25. Juni 1936 – Antwortschreiben des Stadt- und Flussbades:
„Nichtariern ist nach wie vor der Zutritt zum städtischen Flussbad Lichtenberg nicht gestattet.“
Diese kurze Zeile macht deutlich: Die Ausgrenzung jüdischer Mitbürger war kein lokaler Zufall, sondern das Ergebnis eines gesamten Apparates – abgestimmt, bürokratisch, kalt.

Historischer Hintergrund
Mit der Ernennung Adolf Hitlers zum Reichskanzler am 30. Januar 1933 begann die systematische Entrechtung der jüdischen Bevölkerung.
1. April 1933: Reichsweiter Boykott jüdischer Geschäfte.
1933–1935: Entlassung jüdischer Beamter, Ärzte und Anwälte, Ausschluss von Kindern aus Schulen und Universitäten.
September 1935: Die Nürnberger Gesetze entzogen Juden die Staatsbürgerrechte und verboten Eheschließungen mit Nichtjuden.
Ab 1935: massive Einschränkungen der freien Berufsausübung.
Auch international wuchs die Kritik, besonders im Vorfeld der Olympischen Spiele 1936. Zwar versprach die NS-Regierung, die olympischen Regeln einzuhalten – tatsächlich wurde jedoch kein einziger jüdischer Sportler in die deutsche Mannschaft aufgenommen.

Henry Cohn-Bloch
Geboren: 11. Juli 1874 in Posen
Beruf: Kaufmann
Wohnort: Berlin, Landsberger Straße 8 (heute Landsberger Allee, gegenüber dem Volkspark Friedrichshain)
Gestorben: 22. Juli 1938 in Kolberg
Beisetzung: 29. Juli 1938, Jüdischer Friedhof Berlin-Weißensee

Kolberg im Juli 1938
Kolberg war zu dieser Zeit ein mondäner Kur- und Badeort, der Anfang des 20. Jahrhunderts auch von jüdischen Stiftern wie Nachmann Oppenheim und James Simon geprägt worden war. Doch seit 1935 war jüdischen Gästen der Zugang zu Kureinrichtungen erschwert, 1938 wurden jüdische Friedhöfe geschändet, im November desselben Jahres Synagoge und Geschäfte zerstört.
Für Juli 1938 sind keine Aufstände oder kollektiven Ausschreitungen belegt.
Wahrscheinlich hielt sich Henry Cohn-Bloch aus gesundheitlichen Gründen in Kolberg auf.
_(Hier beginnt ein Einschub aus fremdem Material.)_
template<int RPL, bool MIRROR>
__device__ __forceinline__ void scan_body(const Geometry& g, const cc_config& cfg, const Planes& P, StreamState* states, int first_stream, int slot,
                                          const int bx, const int by, const int ny)
{
    const int s = first_stream + bx;
    const int lane = lane_id();
    const StreamState* st = &states[s];
    if (st->error != 0 || st->batch[slot].seg_begin < 0 || st->batch[slot].mode != 0)
        return;
    AssocCtx c;
    c.p = stream_ptrs(P, g, s);
    const SP& p = c.p;
    const int R = c.R = g.num_rows;
    c.NC = g.num_columns;
    const int RC = c.RC = g.ring_cols;
    c.az_width = g.az_width;
    c.maxd2 = g.max_distance_squared;
    c.max_steps_in_row = cfg.max_steps_in_row;
// ... 171 lines not shown
                }
                for (int down = 0; down < 2; down++)
                {
                    if (down == 1 && sb == 0)
                        continue;
                    int d = (down == 1 || sb == 0) ? 1 : 0;
                    int run[2];
#pragma unroll
                    for (int k = 0; k < 2; k++)
                    {
                        const int orow = down ? k * 64 + lane + d : k * 64 + lane - d;
                        run[k] = (live_i[k] && orow >= 0 && orow < R && d <= c.max_steps_in_column) ? 1 : 0;
                    }
                    while (__any((run[0] | run[1]) != 0))
                    {
                        const int src = (down ? lane + d : lane - d) & 63;
                        const float a0x = __shfl(cr[0].x, src), a0y = __shfl(cr[0].y, src), a0z = __shfl(cr[0].z, src), a0w = __shfl(cr[0].w, src);
                        const float a1x = __shfl(cr[1].x, src), a1y = __shfl(cr[1].y, src), a1z = __shfl(cr[1].z, src), a1w = __shfl(cr[1].w, src);
#pragma unroll
                        for (int k = 0; k < 2; k++)
                        {
                            const int orow = down ? k * 64 + lane + d : k * 64 + lane - d;
                            const int half = orow >> 6;
                            const bool h1 = half == 1;
                            const float ox = h1 ? a1x : a0x, oy = h1 ? a1y : a0y, oz = h1 ? a1z : a0z, ow = h1 ? a1w : a0w;
                            if (MIRROR)
                            {
                                visits[k] += run[k];
                                reachk[k] = run[k] ? sb : reachk[k];
                            }
                            const int cont = (run[k] && !(ccm::absf(ow - me[k].w) > mad[k])) ? 1 : 0;
                            const float dx = me[k].x - ox, dy = me[k].y - oy, dz = me[k].z - oz;
                            const int acc = (cont && ox == ox && dx * dx + dy * dy + dz * dz < c.maxd2) ? 1 : 0;
                            const int cand = (sb << 8) | (orow & 0xff);
                            parent[k] = (acc && !rooted[k]) ? cand : parent[k];
                            if (__any(acc && rooted[k]))
                            {
                                const int as_link = (acc && rooted[k] && nlinks[k] < LINK_SLOTS) ? 1 : 0;
                                overflow[k] |= (acc && rooted[k] && nlinks[k] >= LINK_SLOTS) ? 1 : 0;
                                packed[k] |= as_link ? (unsigned long long) cand << (16 * nlinks[k]) : 0ull;
                                nlinks[k] += as_link;
                            }
                            rooted[k] |= acc;
                            const int stop = (rooted[k] && c.stop_enabled && d >= c.stop_min_steps) ? 1 : 0;
                            const int nrow = down ? orow + 1 : orow - 1;
                            run[k] = (cont && !stop && nrow >= 0 && nrow < R && d + 1 <= c.max_steps_in_column) ? 1 : 0;
                        }
                        d++;
                    }
                }
#pragma unroll
                for (int k = 0; k < 2; k++)
                    if (rooted[k] && c.stop_enabled && sb >= c.stop_min_steps)
                        live_i[k] = 0;
                if (oc == bound)
                    break;
                oc = oc == 0 ? RC - 1 : oc - 1;
            }
#pragma unroll
            for (int k = 0; k < 2; k++)
            {
                const int row = k * 64 + lane;
                if (overflow[k])
                    nlinks[k] = 255;
                if (inrow[k])
                {
                    const int ci = lc * R + row;
                    p.sc_parent[ci] = (int16_t) parent[k];
                    p.sc_nlinks[ci] = (uint8_t) nlinks[k];
                    if (g.scan_stores_fin)
                        p.sc_fin[ci] = fin[k];
                    if (nlinks[k] > 0)
                        p.sc_links[ci] = packed[k];
                    if (MIRROR)
                        p.sc_visits[ci] = sat_u16(visits[k]);
                }
                if (MIRROR)
                    reach = reachk[k] > reach ? reachk[k] : reach;
            }
        }
        scan_column_epilogue<RPL, MIRROR>(p, R, lc, lane, parent, nlinks, fin, packed, reach);
    }
}

template<int RPL, bool MIRROR>
__global__ __launch_bounds__(64) void k_scan(Geometry g, cc_config cfg, Planes P, StreamState* states, int first_stream, int slot)
{
    scan_body<RPL, MIRROR>(g, cfg, P, states, first_stream, slot, (int) blockIdx.x, (int) blockIdx.y, (int) gridDim.y);
}

__global__ __launch_bounds__(256) void k_small_front(Geometry g, cc_config cfg, Planes P, StreamState* states, int stream, int slot,
                                                     const float* __restrict__ xyz, const uint8_t* __restrict__ inten, const double* __restrict__ poses,
                                                     long long n, int* remaining, double* __restrict__ ego)
{
    const int R = g.num_rows;
    StreamState* st = &states[stream];
#ifdef CC_SF_STATS
    unsigned long long sf_t[6];
    sf_t[0] = __builtin_amdgcn_s_memtime();
#define SF_MARK(i) sf_t[i] = __builtin_amdgcn_s_memtime();
#else
#define SF_MARK(i)
#endif
    if (threadIdx.x == 0)
    {
        st->cursor = 0;
        st->par_bad = 0x7fffffff;
        st->par_upto = -1;
        st->par_clear_done = -1;
        st->pre_seg_begin = 0;
        st->n_events = 0;
        st->n_links = 0;
        st->batch[slot].fused = 0;
        st->clear_allowed = st->ring_start;
        *remaining = 0;
    }
    for (long long f = threadIdx.x; f < n; f += 256)
        ego_record(states, stream, cfg, poses, n, n, 0, ego, 0, f);
    for (long long i = threadIdx.x; i < n * R; i += 256)
    {
        const PreppedPoint q = prep_point(xyz[i * 3 + 0], xyz[i * 3 + 1], xyz[i * 3 + 2], poses + (i / R) * 12, cfg.sensor_is_clockwise != 0, g.az_width);
        P.pp_cir[i] = q.cir;
        if (q.cir == PP_SKIP)
            continue;
        P.pp_x[i] = q.x;
        P.pp_y[i] = q.y;
        P.pp_z[i] = q.z;
        P.pp_dist[i] = q.dist;
        P.pp_incl[i] = q.incl;
        P.pp_incaz[i] = q.incaz;
    }
    if (threadIdx.x == 0)
    {
        long long* w = insert2_sync_words<1>(R);
        lds_st(w, 0ll);
        lds_st(w + 1, 0ll);
        lds_st(w + 2, -1ll);
    }
    __syncthreads();
    SF_MARK(1)
    if (threadIdx.x < 128)
        insert2_body<1, true, true>(g, cfg, P, states, stream, slot, inten, n, remaining, n, 0, 0);
    __syncthreads();
    SF_MARK(2)
    if (threadIdx.x < 64)
        seg_small_body(g, cfg, P, states, stream, slot, poses, n, 0, ego, n, 0);
    __syncthreads();
    SF_MARK(3)
    if (g.mirror_fields)
        scan_body<1, true>(g, cfg, P, states, stream, slot, 0, uniform_i32((int) (threadIdx.x >> 6)), 4);
    else
        scan_body<1, false>(g, cfg, P, states, stream, slot, 0, uniform_i32((int) (threadIdx.x >> 6)), 4);
#ifdef CC_SF_STATS
    __syncthreads();
    SF_MARK(4)
    if (threadIdx.x == 0)
    {
        for (int i = 0; i < 4; i++)
            st->dbg[i] += sf_t[i + 1] - sf_t[i];
        st->dbg[4] += 1;
    }
#endif
}

#ifndef CC_SCAN_TILE_CELLS
#define CC_SCAN_TILE_CELLS 256
#endif
constexpr int SCAN_TILE_CELLS = CC_SCAN_TILE_CELLS;

struct ScanCfg
{
    int R, RC, max_col_steps, stop_min;
    bool stop_enabled;
    float maxd2;
};

struct ScanPoint
{
    float4 me;
    float mad;
    int row, needed, bound;
    int sb, down, d, oc, orow;
    int rooted, parent, nlinks, overflow, visits, reach;
    unsigned long long packed;
    bool run;

    __device__ __forceinline__ void next_column(const ScanCfg& c)
    {
        if ((rooted && c.stop_enabled && sb >= c.stop_min) || oc == bound || sb + 1 > needed)
            run = false;
        else
        {
            sb++;
            oc = oc == 0 ? c.RC - 1 : oc - 1;
            down = 0;
            d = 0;
            orow = row;
        }
    }
    __device__ __forceinline__ void next_direction(const ScanCfg& c)
    {
        if (down == 0 && sb > 0)
        {
            down = 1;
            d = 1;
            orow = row + 1;
            if (!(orow < c.R && d <= c.max_col_steps))
                next_column(c);
        }
        else
            next_column(c);
    }
    __device__ __forceinline__ void start(const ScanCfg& c, const bool have, const int lc)
    {
        sb = 0, down = 0, d = 1, oc = lc, orow = row - 1;
        rooted = 0, parent = -1, nlinks = 0, overflow = 0, visits = 0, reach = 0;
        packed = 0;
        run = have;
        if (run && !(orow >= 0 && d <= c.max_col_steps))
            next_direction(c);
    }
    template<bool MIRROR>
    __device__ __forceinline__ void step(const ScanCfg& c, const SP& p)
    {
        const float4 o = p.sc_rec[oc * c.R + orow];
        const unsigned char oign = p.ignored[oc * c.R + orow];
        if (MIRROR)
        {
            visits++;
            reach = sb;
        }
        if (ccm::absf(o.w - me.w) > mad)
            next_direction(c);
        else
        {
            const float dx = me.x - o.x, dy = me.y - o.y, dz = me.z - o.z;
            if (!oign && dx * dx + dy * dy + dz * dz < c.maxd2)
            {
                const int cand = (sb << 8) | orow;
                if (!rooted)
                    parent = cand;
                else if (nlinks < LINK_SLOTS)
                {
                    packed |= (unsigned long long) cand << (16 * nlinks);
                    nlinks++;
                }
                else
                    overflow = 1;
                rooted = 1;
            }
            if (rooted && c.stop_enabled && d >= c.stop_min)
                next_direction(c);
            else
            {
                d++;
                orow = down ? orow + 1 : orow - 1;
                if (!(orow >= 0 && orow < c.R && d <= c.max_col_steps))
                    next_direction(c);
            }
        }
    }
};

constexpr int SL_CAP = 8192;
struct ScanLongRec
{
    int ci;
    int oc;
    short orow, sb, d, needed;
    short parent;
    unsigned char down, rooted, nlinks, flags;
    float mad;
    unsigned long long packed;
};
static_assert(sizeof(ScanLongRec) == 40, "long-scan record");

#ifndef CC_SCAN_CAP
#define CC_SCAN_CAP 6
#endif
constexpr int SCAN_CAP = CC_SCAN_CAP;

template<int RPL, bool MIRROR, bool SPLIT = false>
__global__ __launch_bounds__(64) void k_scan2(Geometry g, cc_config cfg, Planes P, StreamState* states, int first_stream, int slot)
{
    static_assert(!(SPLIT && MIRROR), "the long-scan list does not carry the mirror's visit counts");
    const int s = first_stream + blockIdx.x;
    const int lane = lane_id();
    const StreamState* st = &states[s];
    if (st->error != 0 || st->batch[slot].seg_begin < 0 || st->batch[slot].mode != 0)
        return;
    const SP p = stream_ptrs(P, g, s);
    const int R = g.num_rows, RC = g.ring_cols;
    ScanCfg sc;
    sc.R = R, sc.RC = RC;
    sc.maxd2 = g.max_distance_squared;
    sc.max_col_steps = cfg.max_steps_in_column;
    sc.stop_enabled = cfg.stop_after_association_enabled != 0;
    sc.stop_min = cfg.stop_after_association_min_steps;
    const int max_row_steps = cfg.max_steps_in_row;
    const int TC = SCAN_TILE_CELLS / (RPL * 64);
    __shared__ unsigned short s_list[SCAN_TILE_CELLS];
    __shared__ short s_parent[SCAN_TILE_CELLS];
    __shared__ unsigned char s_nlinks[SCAN_TILE_CELLS];
    __shared__ unsigned short s_visits[MIRROR ? SCAN_TILE_CELLS : 1];
    __shared__ unsigned char s_reach[MIRROR ? SCAN_TILE_CELLS : 1];
    __shared__ double s_fin[SCAN_TILE_CELLS];
    __shared__ unsigned long long s_links[SCAN_TILE_CELLS];
    int* const sl_ctl = P.sl_ctl + (size_t) s * 4;
    ScanLongRec* const sl_rec = (ScanLongRec*) P.sl_rec + (size_t) s * SL_CAP;
    const long long col_begin = st->batch[slot].acp_next, col_end = st->batch[slot].seg_end, first_column = st->first_column;
    const int first_lc = (int) (first_column % RC);
    const long long n_tiles = (col_end - col_begin + TC - 1) / TC;
    for (long long tile = blockIdx.y; tile < n_tiles; tile += gridDim.y)
    {
        const long long gc0 = col_begin + tile * TC;
        const int ncols = (int) (col_end - gc0 < TC ? col_end - gc0 : TC);
        const int lc0 = (int) (gc0 % RC);
        const long long rot0 = gc0 / g.num_columns;
        const int cir0 = (int) (gc0 - rot0 * g.num_columns);
        int n_act = 0;
        for (int j = 0; j < TC * RPL; j++)
        {
            const int tc = j / RPL, row = (j % RPL) * 64 + lane;
            const int tl = tc * RPL * 64 + row;
            bool act = false;
            if (tc < ncols && row < R)
            {
                int lc = lc0 + tc;
                lc = lc >= RC ? lc - RC : lc;
                act = p.ignored[lc * R + row] == 0;
            }
            s_parent[tl] = -2;
            s_nlinks[tl] = 0;
            s_fin[tl] = 0.;
            s_links[tl] = 0;
            if (MIRROR)
            {
                s_visits[tl] = 0;
                s_reach[tl] = 0;
            }
            const unsigned long long m = __ballot(act);
            if (act)
                s_list[n_act + __popcll(m & lanes_below())] = (unsigned short) tl;
            n_act += __popcll(m);
        }
        wave_lds_fence();
        unsigned deferred = 0;
        for (int base = 0; base < n_act; base += 64)
        {
            const bool have = base + lane < n_act;
            const int tl = have ? (int) s_list[base + lane] : 0;
            const int tc = tl / (RPL * 64), row = tl % (RPL * 64);
            const long long gc = gc0 + tc;
            int lc = lc0 + tc;
            lc = lc >= RC ? lc - RC : lc;
            const int ci = lc * R + row;
            ScanPoint q;
            q.me = make_float4(0.f, 0.f, 0.f, 0.f);
            q.mad = 0.f;
            q.row = row;
            double fin = 0.;
            q.needed = -1;
            if (have)
            {
                q.me = p.sc_rec[ci];
                q.mad = ccm::asinf_exact(cfg.max_distance / p.dist[ci]);
                fin = cell_caz(caz_base_of_rotation(rot0 + (cir0 + tc >= g.num_columns ? 1 : 0)), p.incaz[ci]) + (double) q.mad;
                q.needed = f2i_x86(__builtin_ceilf(q.mad / g.az_width));
                q.needed = q.needed < max_row_steps ? q.needed : max_row_steps;
            }
            q.bound = (gc - first_column) <= (long long) max_row_steps + 1 ? first_lc : -1;
            q.start(sc, have, lc);
            bool pending = false;
            if (SPLIT)
            {
                for (int it = 0; it < g.scan_cap && __any(q.run); it++)
                    if (q.run)
                        q.template step<false>(sc, p);
                const unsigned long long m = __ballot(q.run);
                if (m)
                {
                    int lbase = 0;
                    if (lane == (int) __ffsll((long long) m) - 1)
                        lbase = atomicAdd(&sl_ctl[0], (int) __popcll(m));
                    lbase = __shfl(lbase, (int) __ffsll((long long) m) - 1);
                    const int idx = lbase + (int) __popcll(m & lanes_below());
                    if (q.run && idx < g.sl_cap)
                    {
                        ScanLongRec r;
                        r.ci = ci, r.oc = q.oc;
                        r.orow = (short) q.orow, r.sb = (short) q.sb, r.d = (short) q.d, r.needed = (short) q.needed;
                        r.parent = (short) q.parent;
                        r.down = (unsigned char) q.down, r.rooted = (unsigned char) q.rooted, r.nlinks = (unsigned char) q.nlinks;
                        r.flags = (unsigned char) ((q.overflow ? 1 : 0) | (q.bound >= 0 ? 2 : 0));
                        r.mad = q.mad;
                        r.packed = q.packed;
                        sl_rec[idx] = r;
                        pending = true;
                        q.run = false;
                    }
                    while (__any(q.run))
                        if (q.run)
                            q.template step<false>(sc, p);
                }
                for (int t2 = 0; t2 < TC; t2++)
                    if (__any(pending && tc == t2))
                        deferred |= 1u << t2;
            }
            else
            {
                while (__any(q.run))
                    if (q.run)
                        q.template step<MIRROR>(sc, p);
            }
            if (have)
            {
                s_parent[tl] = (short) (pending ? -3 : q.parent);
                s_nlinks[tl] = (unsigned char) (q.overflow ? 255 : q.nlinks);
                s_fin[tl] = fin;
                s_links[tl] = q.packed;
                if (MIRROR)
                {
                    s_visits[tl] = sat_u16(q.visits);
                    s_reach[tl] = (unsigned char) q.reach;
                }
            }
        }
        wave_lds_fence();
        for (int tc = 0; tc < ncols; tc++)
        {
            int lc = lc0 + tc;
            lc = lc >= RC ? lc - RC : lc;
            int parent[RPL], nlinks[RPL];
            double fin[RPL];
            unsigned long long packed[RPL];
            int reach = 0;
            const bool later = SPLIT && ((deferred >> tc) & 1u) != 0;
#pragma unroll
            for (int k = 0; k < RPL; k++)
            {
                const int row = k * 64 + lane;
                const int tl = tc * RPL * 64 + row;
                parent[k] = s_parent[tl];
                nlinks[k] = s_nlinks[tl];
                fin[k] = s_fin[tl];
                packed[k] = s_links[tl];
                if (MIRROR)
                    reach = (int) s_reach[tl] > reach ? (int) s_reach[tl] : reach;
                if (row < R)
                {
                    const int ci = lc * R + row;
                    if (g.scan_stores_fin)
                        p.sc_fin[ci] = fin[k];
                    if (!(later && parent[k] == -3))
                    {
                        p.sc_parent[ci] = (int16_t) parent[k];
                        p.sc_nlinks[ci] = (uint8_t) nlinks[k];
                        if (nlinks[k] > 0)
                            p.sc_links[ci] = packed[k];
                    }
                    if (MIRROR)
                        p.sc_visits[ci] = s_visits[tl];
                }
            }
            if (later)
            {
                if (lane == 0)
                    p.sl_cols[atomicAdd(&sl_ctl[2], 1)] = lc;
            }
            else
                scan_column_epilogue<RPL, MIRROR>(p, R, lc, lane, parent, nlinks, fin, packed, reach);
        }
        wave_lds_fence();
    }
}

Ob er dort eines natürlichen Todes starb oder ob seine letzten Tage von Demütigungen, Ausgrenzung oder fehlender medizinischer Hilfe überschattet wurden, lässt sich nicht eindeutig klären.

Paula Cohn-Bloch
Nach dem Tod ihres Mannes musste Paula Cohn-Bloch (geb. Bloch, 5. März 1879 in Posen) ihr gesamtes Vermögen veräußern – darunter auch das Haus in der Landsberger Straße. Wie bei unzähligen jüdischen Familien setzten die Behörden einen Verwalter ein, der das Vermögen „treuhänderisch“ verwaltete, in Wahrheit aber Jahr für Jahr Teile davon abschöpfte.
Am 16. Juli 1939 emigrierte Paula Cohn-Bloch in die Niederlande. Dort fand sie jedoch keine Sicherheit:
13. April 1943: Verhaftung und Transport ins Sammellager Westerbork.
Von dort wöchentlich Deportationen nach Auschwitz, Sobibor, Bergen-Belsen, Theresienstadt.
20. Juli 1943: Deportation nach Sobibor.
23. Juli 1943: Ermordung im Vernichtungslager Sobibor.

Sobibor
Das Lager Sobibor wurde 1942 im Rahmen der „Aktion Reinhardt“ errichtet. Es diente ausschließlich der Vernichtung: Rund 250.000 Menschen wurden hier ermordet, darunter etwa 33.000 aus den Niederlanden.
Nach einem Häftlingsaufstand im Oktober 1943 zerstörten die Nationalsozialisten das Lager, um Spuren ihrer Verbrechen zu tilgen. Heute erinnert eine Gedenkstätte an die Opfer – auch an Paula Cohn-Bloch.